Initialize the HashSet for maintaining the active utxos.

    let mut utxo_set: HashSet<OutPoint> = HashSet::new();

Starting from the block_height to block_height + 10 fetch each block.

    for height in start_height..start_height + 10 {
        let block = get_block(height, client)?;
        // TODO
    }

A block has a sequence of transactions and for each of them we have to process utxo_set based on it's input and output. We have to remove the previous out of the input from the utxo_set and add the outputs to the set, except when block refers to the block at block_height because that's how we want to do.

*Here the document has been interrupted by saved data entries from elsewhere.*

# Fuad-HH/PumiUMTally

Measured on AMD Instinct MI355X. Metric: particle-steps/sec, higher is better.
Workload: dtype fp64; 1 GPU; model=track-length-tally-walk, mesh_tets=998250, global_batch=10000000, particles_per_gpu=10000000, parallelism=dp1-replicated-mesh, nscores=1, comm=torch-rccl, ngroups=1, device=gpu, lost_particles=0

## Files before the change

### csrc/core/engine.h

```cpp
#pragma once

#include "mesh.h"
#include "walk.h"

#include <cstdint>
#include <cstdlib>
#include <stdexcept>
#include <memory>
#include <string>
#include <vector>

namespace pumitally {

struct EngineStats {
  int64_t lost_particles = 0;
  int64_t moves = 0;
  int64_t relocated = 0;
  int64_t loose_localizations = 0;
  int64_t origins_elided = 0;
  int64_t origin_bytes_uploaded = 0;
  double origin_pass_seconds = 0.0;
  int64_t collisions_scored = 0;
  int64_t collision_misses = 0;
};

constexpr int kMaxLostRecords = 16;

class Engine {
public:
  virtual ~Engine() = default;

  virtual int64_t num_particles() const = 0;
  virtual const Mesh &mesh() const = 0;

  virtual void copy_initial_position(const double *positions, int64_t n) = 0;

  virtual void move(const double *origin, const double *dest,
                    const int8_t *flying, const double *weights, int64_t n,
                    const uint16_t *groups = nullptr,
                    const double *responses = nullptr) = 0;

  virtual void move_continue(const double *dest, const int8_t *flying,
                             const double *weights, int64_t n,
                             const uint16_t *groups = nullptr,
                             const double *responses = nullptr) {
    move(nullptr, dest, flying, weights, n, groups, responses);
  }

  virtual void move_device(const double *d_origin, const double *d_dest,
                           const int8_t *d_flying, const double *d_weights,
                           int64_t n, const uint16_t *d_groups = nullptr,
                           const double *d_responses = nullptr) {
    (void)d_origin; (void)d_dest; (void)d_flying; (void)d_weights; (void)n;
    (void)d_groups; (void)d_responses;
// ... 105 lines not shown
  virtual void set_particle_state(const double *pos, const int32_t *elem,
                                  const uint8_t *escaped, int64_t n) = 0;

  virtual void synchronize() {}

  struct DeviceMeshView {
    const Plane *planes = nullptr;
    const int32_t *nbr = nullptr;
    GridView grid{};
    void *stream = nullptr;
  };
  virtual bool device_mesh(DeviceMeshView *out) const {
    (void)out;
    return false;
  }

  int max_steps = 0;
  int ngroups = 1;
  int nscores = 1;

  bool reflective = false;

  bool linear = false;

  bool face_currents = false;

  bool collision_tallies = false;

  bool walk_fp32 = false;

  bool origin_elide = true;
  int origin_threads = 8;
  int64_t origin_chunk = 0;

protected:
  [[noreturn]] static void throw_not_linear() {
    throw std::runtime_error(
        "linear moment tallies are off: create the engine with linear=true");
  }
  [[noreturn]] static void throw_not_currents() {
    throw std::runtime_error(
        "face-current tallies are off: create the engine with currents=true");
  }
  [[noreturn]] static void throw_not_collisions() {
    throw std::runtime_error(
        "collision tallies are off: create the engine with collisions=true");
  }
};

inline bool default_walk_fp32() {
  const char *s = getenv("PUMITALLY_WALK");
  return s && std::string(s) == "fp32";
}

inline bool default_origin_elide() {
  const char *s = getenv("PUMITALLY_ORIGIN_ELIDE");
  return !s || atoi(s) != 0;
}

inline int default_origin_threads() {
  const char *s = getenv("PUMITALLY_ORIGIN_THREADS");
  const int k = s ? atoi(s) : 8;
  return k < 1 ? 1 : (k > 16 ? 16 : k);
}

inline int64_t default_origin_chunk() {
  const char *s = getenv("PUMITALLY_ORIGIN_CHUNK");
  const int64_t c = s ? (int64_t)atoll(s) : 0;
  return c < 0 ? 0 : c;
}

inline bool default_reflective() {
  const char *s = getenv("PUMITALLY_BC");
  return s && std::string(s) == "reflective";
}

inline double loc_tol_rel() {
  const char *s = getenv("PUMITALLY_LOC_TOL");
  return s ? atof(s) : 1e-10;
}

std::unique_ptr<Engine> make_cpu_engine(Mesh mesh, int64_t num_particles,
                                        int ngroups = 1, int nscores = 1,
                                        bool linear = false,
                                        bool currents = false,
                                        bool collisions = false);

std::unique_ptr<Engine> make_gpu_engine(Mesh mesh, int64_t num_particles,
                                        int device, int ngroups = 1,
                                        int nscores = 1, bool linear = false,
                                        bool currents = false,
                                        bool collisions = false);

inline void check_tally_options(bool linear, bool currents) {
  if (linear && currents)
    throw std::invalid_argument(
        "currents=true cannot be combined with linear=true (not implemented)");
}

std::vector<double> normalize_flux(const Mesh &m, const std::vector<double> &flux);
// ... 8 lines not shown
```

### csrc/core/origin_delta.cpp

```cpp
#include "origin_delta.h"

#include <algorithm>
#include <atomic>
#include <cstring>

#if defined(__SSE2__) && !defined(__HIP_DEVICE_COMPILE__)
#include <emmintrin.h>
#define PT_HAVE_STREAM_STORE 1
#else
#define PT_HAVE_STREAM_STORE 0
#endif

namespace pumitally {

int origin_delta_clamp_threads(int requested) {
  return std::max(1, std::min(requested, kOriginDeltaMaxThreads));
}

OriginDeltaPool::OriginDeltaPool(int nthreads)
    : nthreads_(origin_delta_clamp_threads(nthreads)) {
  for (int t = 1; t < nthreads_; ++t)
    threads_.emplace_back([this, t] { worker(t); });
}
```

        for tx in block.txdata {
            // For the first block, add all utxo_set
            if height == start_height {
                for (vout_index, _) in tx.output.iter().enumerate() {
                    let outpoint = OutPoint::new(tx.txid(), vout_index as u32);
                    utxo_set.insert(outpoint);
                }
            } else {
                // For subsequent blocks, update the UTXO set
                // Remove spent outputs
                for input in tx.input.iter() {
                    utxo_set.remove(&input.previous_output);
                }
                // Add new outputs
                for (vout_index, _) in tx.output.iter().enumerate() {
                    let outpoint = OutPoint::new(tx.txid(), vout_index as u32);
                    utxo_set.insert(outpoint);
                }
            }
        }

Note Rust specific syntax

/*Line 92 and 103*/ utxo_set.insert(outpoint); // outpoint is moved into the utxo_set (HashSet)
/*Line 98*/ utxo_set.remove(&input.previous_output); // utxo_set borrows the input.previous_output value

Why is that? Think about the consequences of the design and why they have been done this way.